Although not providing details of how it will be done, the Government's White Paper indicates that this type of question is in mind and will be dealt with by March 2019.

"Simply incorporating EU law into UK law is not enough, however. A significant amount of EU-derived law, even when converted into domestic law, will not achieve its desired legal effect in the UK once we have left the EU. For example, legislation may refer to the involvement of an EU institution or be predicated on UK membership of, or access to, an EU regime or system.  Once we have left the EU, this legislation will no longer work.  Government must act to ensure that the domestic statute book continues to function once we have left the EU."
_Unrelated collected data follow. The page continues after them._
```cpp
int mods_ctx_graphs(mods_ctx *c, int on) {
  if (!c) return MODS_E_ARG;
  c->dd_graphs = on != 0;
  if (!on) { dd_graph_drop(c); c->dd_linear.clear(); }
  mods::dev_state_changed(c);
  return MODS_OK;
}
long mods_ctx_graph_replays(const mods_ctx *c) { return c ? c->dd_replays : 0; }
long mods_ctx_u8_source_calls(const mods_ctx *c) { return c ? c->u8_source_calls : 0; }
long mods_ctx_u8_strip_calls(const mods_ctx *c) { return c ? c->u8_strip_calls : 0; }
int mods_ctx_u8_kernels(mods_ctx *c, int mask) {
  if (!c || mask > 255) { set_error("u8_kernels: bad argument"); return MODS_E_ARG; }
  c->u8_kernels = mask < 0 ? -1 : mask;
  mods::dev_state_changed(c);
  return MODS_OK;
}

static int dd_call(mods_ctx *c, const PixelSources &img, int n_img, int w, int h, int stride, const mods_hessaff_params *det,
                   const mods_describe_params *desc, int *n_detected_host, int *n_regions_host) {
  int rc;
  if ((rc = mods::dsp_check(c, desc))) return rc;
  if ((rc = dd_run(c, img, n_img, w, h, stride, det, desc))) return rc;
  int *hc = c->host_counts;
  MODS_HIP_CHECK(mods::stream_wait(c->stream));
  for (int b = 0; b < n_img; b++) {
    if (hc[b] > c->max_cand) { set_error("NMS hit list overflow: %d > %d", hc[b], c->max_cand); return MODS_E_CAPACITY; }
    if (n_detected_host) n_detected_host[b] = hc[2 * c->batch + b];
    if (hc[3 * c->batch + b] > std::min(c->max_cand, 1 << 17)) { set_error("region list overflow: %d", hc[3 * c->batch + b]); return MODS_E_CAPACITY; }
    if (n_regions_host) n_regions_host[b] = hc[3 * c->batch + b];
  }
  c->last_region_counts.assign(hc + 3 * c->batch, hc + 3 * c->batch + n_img);
  c->last_inside_counts.assign(hc + 4 * c->batch, hc + 4 * c->batch + n_img);
  if (hc[5 * c->batch]) {
// ... 778 lines not shown
```

### mods-light-zmq_amd/csrc/common.hpp

```cpp
#pragma once
#include <hip/hip_runtime.h>
#include <atomic>
#include <chrono>
#include <cmath>
#include <cstdint>
#include <cstdio>
#include <cstring>
#include <string>
#include <vector>
#include "../../include/mods_hip.h"
#include "buffer.hpp"
#include "pixel_sources.hpp"
#include "detection_mask.hpp"

namespace mods {

void set_error(const char *fmt, ...);

#define MODS_HIP_CHECK(expr)                                                              \
  do {                                                                                    \
    hipError_t _e = (expr);                                                               \
    if (_e != hipSuccess) {                                                               \
      mods::set_error("%s failed: %s (%s:%d)", #expr, hipGetErrorString(_e), __FILE__, __LINE__); \
      return MODS_E_HIP;                                                                  \
// ... 163 lines not shown
  mods::Buf<int> cand_count;
  mods::Buf<mods_affkey> keys_dev;
  mods::Buf<unsigned long long> sort_keys;
  mods::Buf<int> sort_idx;
  mods::Buf<int> rank_dev;
  mods::Buf<unsigned long long> nms_mask;
  mods::PinnedBuf<int> host_counts;
  mods::Buf<unsigned char> u8_stage_dev;
  mods::Buf<unsigned char> u8_strip_dev;
  long u8_strip_calls = 0;
  int u8_kernels = -1;
  long u8_source_calls = 0;
  mods::Buf<unsigned char> clahe_lut;
  bool clahe_on = false;
  mods_clahe_params clahe_par = {0.0, 0, 0};
  mods::PinnedBuf<char> pin_arena;
  mods_hessaff_params par;
  int reg_number_eff = -1;
  int last_w = 0, last_h = 0, last_n_img = 0;
  const float *last_img_dev = nullptr; int last_stride = 0;
  mods::Buf<float> desc_tables_dev;
  mods::Buf<int> desc_err_dev;
  int desc_ori_ps = 0, desc_ps = 0;
  mods::Buf<char> ori_dev;
  mods::Buf<char> ori_multi_dev;
  mods::Buf<mods_region> regions_dev;
  mods::Buf<mods_region> regions_half_dev;
  bool have_half = false;
  mods::Buf<int> region_count;
  mods::Buf<int> inside_count;
  std::vector<int> last_inside_counts;
  mods::Buf<float> desc_scratch;
  int dsp_scales = 0;
  double dsp_start = 0, dsp_end = 0;
  mods::Buf<double> dsp_acc;
  int blur_table_ps = 0;
  mods::Buf<float> blur_table_dev;
  mods_descriptor_fn ext_fn = nullptr;
  void *ext_user = nullptr;
  double ext_mr = 0;
  int ext_ps = 0;
  mods_descriptor_fn shape_fn = nullptr, ori_fn = nullptr;
  void *shape_user = nullptr, *ori_user = nullptr;
  double shape_mr = 0, ori_mr = 0;
  int shape_ps = 0, ori_ps = 0;
  mods_net *shape_net = nullptr, *ori_net = nullptr, *ext_net = nullptr;
// ... 157 lines not shown
__host__ __device__ inline int la_len(int n, int max_n) { return n < 0 || n > max_n ? 0 : n; }
int la_check(const mods_local_affine_params *p, LaConst *k);
int la_reserve(mods_ctx *c, int n_jobs, int grid_n);
int la_filter_dev(mods_ctx *c, const LaJob *jobs, int n_jobs, int grid_n, const LaConst &k, const int **diag_counters = nullptr,
                  const int **diag_slots = nullptr, int *diag_stride = nullptr);
struct TentList;
int local_affine_prefilter(mods_ctx *c, const mods_pair_params *par, TentList *list, bool deduped);
static_assert(LA_MAX_JOBS >= kCountSlots - 1, "every pair of a batch has its slots in la_count");
int launch_fast_sqrt_selftest(mods_ctx *ctx, unsigned long long *out5_host);
int launch_blur_table(mods_ctx *ctx, int ps);
bool ransac_profile_on();
int ransac_profile_mode();

int describe_run(mods_ctx *ctx, const PixelSources &img, int n_img, int w, int h, const mods_describe_params *par);
int u8_to_f32_launch(mods_ctx *c, const unsigned char *src, int n_img, int w, int h, int stride, float *dst, bool strips = false);
int u8_sources_launch(mods_ctx *c, const unsigned char *src, int n_img, int w, int h, int stride, bool twin, PixelSources *img);
int u8_stage_ensure(mods_ctx *c);
int describe_run_view(mods_ctx *ctx, const PixelSources &img, int n_img, int w, int h, const mods_describe_params *par, const double *H,
                      int orig_w, int orig_h, mods_region *det_copy_dev);
bool view_region_frame(const double *H, int w, int h, int orig_w, int orig_h, DetGateFrame *frame);
int describe_configure(mods_ctx *ctx, const mods_describe_params *par);
int launch_dominant_angle_test(mods_ctx *ctx, const float *patch_dev, int ps, double th, float *out_dev);
int launch_sift_patch_test(mods_ctx *ctx, const float *patch_dev, int ps, int root, double max_bin, uint8_t *out_dev);
int launch_sift_pooled_test(mods_ctx *ctx, const float *patches_dev, int K, int ps, int root, int half, int photo, double max_bin,
                            uint8_t *out_dev);
int dsp_check(mods_ctx *ctx, const mods_describe_params *par);

inline bool has_hooks(const mods_ctx *c) { return c->ext_fn || c->shape_fn || c->ori_fn; }
inline bool has_nets(const mods_ctx *c) { return c->ext_net || c->shape_net || c->ori_net; }
int net_run_to_host(mods_ctx *ctx, mods_net *net, const float *patches_dev, int n, int quantise_u8, float *out_host);

int pair_gpu_stage(mods_ctx *c, const float *img_dev, int w, int h, int stride, const mods_pair_params *par, mods_pair_result *res,
                   TentList *list);
int pairs_gpu_stage(mods_ctx *c, const void *const *img, const int *kinds, int n_pairs, int w, int h, const mods_pair_params *par,
                    mods_pair_result *const *res, TentList *const *lists, const unsigned char *const *masks = nullptr);
int pair_verify_stage(int device, const mods_pair_params *par, mods_pair_result *res, TentList *list, double *matches_out,
                      int max_matches, int w, int h);

}

extern "C" {
int mods_match_copy_out(mods_ctx *c, int n, mods_tentative *tent, double *u6, double *laf);
int mods_match_fetch_internal(mods_ctx *c, mods_tentative *out, double *u6_out, double *laf_out, int max_out, int *n_out);
int mods_ransac_warmup(int device, int len);
int mods_ctx_warmup(mods_ctx *c, int n_img, int w, int h, const mods_pair_params *par);
}
// ... 1 lines not shown
```

### mods-light-zmq_amd/csrc/describe.hip

```cpp
#include "describe_common.hpp"
#include "detmath.hpp"
#include "device_util.hpp"

namespace mods {

struct OriOut { double a11, a12, a21, a22; int alive; int pad; };

__device__ unsigned char g_ori_bin[2048];
__global__ __launch_bounds__(256) void ori_bin_table_kernel() {
  const float PIf = 3.14159265358979323846f;
  const int bins = 36;
  const int e = blockIdx.x * 256 + threadIdx.x;
  const float ori = atan2_lut_case(e >> 8, g_atan_lut[e & 255]);
  g_ori_bin[e] = (unsigned char)(int)(bins * (ori / PIf + 1.0f) / 2.0f);
}

__device__ __forceinline__ float peak_angle(const float *s_hist, int b) {
  const int bins = 36;
  const float PIf = 3.14159265358979323846f;
  const int a = b == 0 ? bins - 1 : b - 1, c = b == bins - 1 ? 0 : b + 1;
  const float ha = s_hist[a], hb = s_hist[b], hc = s_hist[c];
  const float pp = (ha - hc) / (ha - 2.0f * hb + hc) / 2.0f;
  return 2.0f * PIf * (b + 0.5f + pp) / bins - PIf;
}
// ... 421 lines not shown
      !(par->desc_patchSize & 1)) { set_error("unsupported patch sizes (ori %d, desc %d)", par->ori_patchSize, par->desc_patchSize); return MODS_E_ARG; }
  if (!ctx->desc_tables_dev) {
    MODS_HIP_CHECK(mods::reserve_group(ctx->desc_tables_dev, kTabSift + (sizeof(SiftTab) + sizeof(float) - 1) / sizeof(float), ctx->desc_err_dev, 1));
    MODS_HIP_CHECK(hipMemsetAsync(ctx->desc_err_dev, 0, sizeof(int), ctx->stream));
  }
  if (ctx->desc_ori_ps != par->ori_patchSize || ctx->desc_ps != par->desc_patchSize) {
    std::vector<float> m1((size_t)64 * 64, 0.f), m2((size_t)64 * 64, 0.f);
    circular_gauss_mask_host(par->ori_patchSize, par->ori_patchSize / 3.0f, m1.data());
    circular_gauss_mask_host(par->desc_patchSize, 0.f, m2.data());
    SiftTab tab;
    build_sift_tab(par->desc_patchSize, &tab);
    mods::dev_state_changed(ctx);
    MODS_HIP_CHECK(mods::stream_wait(ctx->stream));
    MODS_HIP_CHECK(mods::copy_wait(ctx->stream, ctx->desc_tables_dev, m1.data(), sizeof(float) * 4096, hipMemcpyHostToDevice));
    MODS_HIP_CHECK(mods::copy_wait(ctx->stream, ctx->desc_tables_dev + kTabDescMask, m2.data(), sizeof(float) * 4096, hipMemcpyHostToDevice));
    {
      const int ps = par->ori_patchSize;
      std::vector<float> vm((size_t)64 * 64, 0.f);
      for (int p = 0; p < ps * (ps - 2); p++) { const int c = p % ps; vm[p] = (c >= 1 && c < ps - 1) ? m1[p + ps] : 0.f; }
      MODS_HIP_CHECK(mods::copy_wait(ctx->stream, ctx->desc_tables_dev + kTabVoteMask, vm.data(), sizeof(float) * 4096, hipMemcpyHostToDevice));
    }
    MODS_HIP_CHECK(mods::copy_wait(ctx->stream, ctx->desc_tables_dev + kTabSift, &tab, sizeof(SiftTab), hipMemcpyHostToDevice));
    ctx->desc_ori_ps = par->ori_patchSize; ctx->desc_ps = par->desc_patchSize;
  }
  return MODS_OK;
}

int describe_run(mods_ctx *ctx, const PixelSources &img, int n_img, int w, int h, const mods_describe_params *par) {
  return describe_run_view(ctx, img, n_img, w, h, par, nullptr, 0, 0, nullptr);
}

static int external_describe(mods_ctx *ctx, int n_img, const DescConst &k) {
  const int pp = k.desc_ps * k.desc_ps;
  std::vector<int> counts(n_img);
  MODS_HIP_CHECK(hipMemcpyAsync(counts.data(), ctx->region_count, sizeof(int) * n_img, hipMemcpyDeviceToHost, ctx->stream));
  MODS_HIP_CHECK(mods::stream_wait(ctx->stream));
  std::vector<float> patches, out;
  std::vector<uint8_t> desc;
  for (int b = 0; b < n_img; b++) {
    const int n = std::min(counts[b], k.reg_cap);
    if (n <= 0) continue;
    out.assign((size_t)n * 128, 0.f); desc.resize((size_t)n * 128);
    if (ctx->ext_net) {
      const int rc = net_run_to_host(ctx, ctx->ext_net, ctx->desc_scratch + (size_t)b * k.reg_cap * pp, n, ctx->ext_q8, out.data());
      if (rc) return rc;
    } else {
// ... 316 lines not shown
```

### mods-light-zmq_amd/csrc/sift.hip

```cpp
#include "describe_common.hpp"
#include "detmath.hpp"
#include "device_util.hpp"

namespace mods {

constexpr int SMALL_CAP = 80;
#ifndef EXTRACT_T_LO
#define EXTRACT_T_LO 48
#endif
#ifndef EXTRACT_T_MID
#define EXTRACT_T_MID 64
#endif
#ifndef ES_MINB
#define ES_MINB 5
#endif

__device__ __forceinline__ double *lds_doubles(float *base, const void *p) {
  const int off = (int)((const float *)p - base);
  return (double *)(base + ((off + 1) & ~1));
}
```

New Practice Direction C for CPR 31

Disclosure and inspection

A new practice direction was added to CPR 31 recently, covering applications for disclosure of "relevant evidence" in competition claims. (These are defined by reference to schedule 8A to the Competition Act 1998, and "relevant evidence" is defined as evidence that a person is seeking to have disclosed, or is seeking to inspect that relates to a competition claim.)

PD31C is in two parts: direct disclosure applications made against ordinary persons and entities; and applications where the evidence is considered to be in the files of the Competition and Markets Authority ("the Authority"). In both cases, an application must be made under CPR 23 and the party with the evidence named as a respondent to it. The court must apply a proportionality test using factors in the EU Damages Directive.

Applications under PD31C involving the Authority should be supported by the applicant's written evidence that:

  • the Authority has closed the investigation to which those materials relate;

  • no other person is reasonably able to provide that evidence.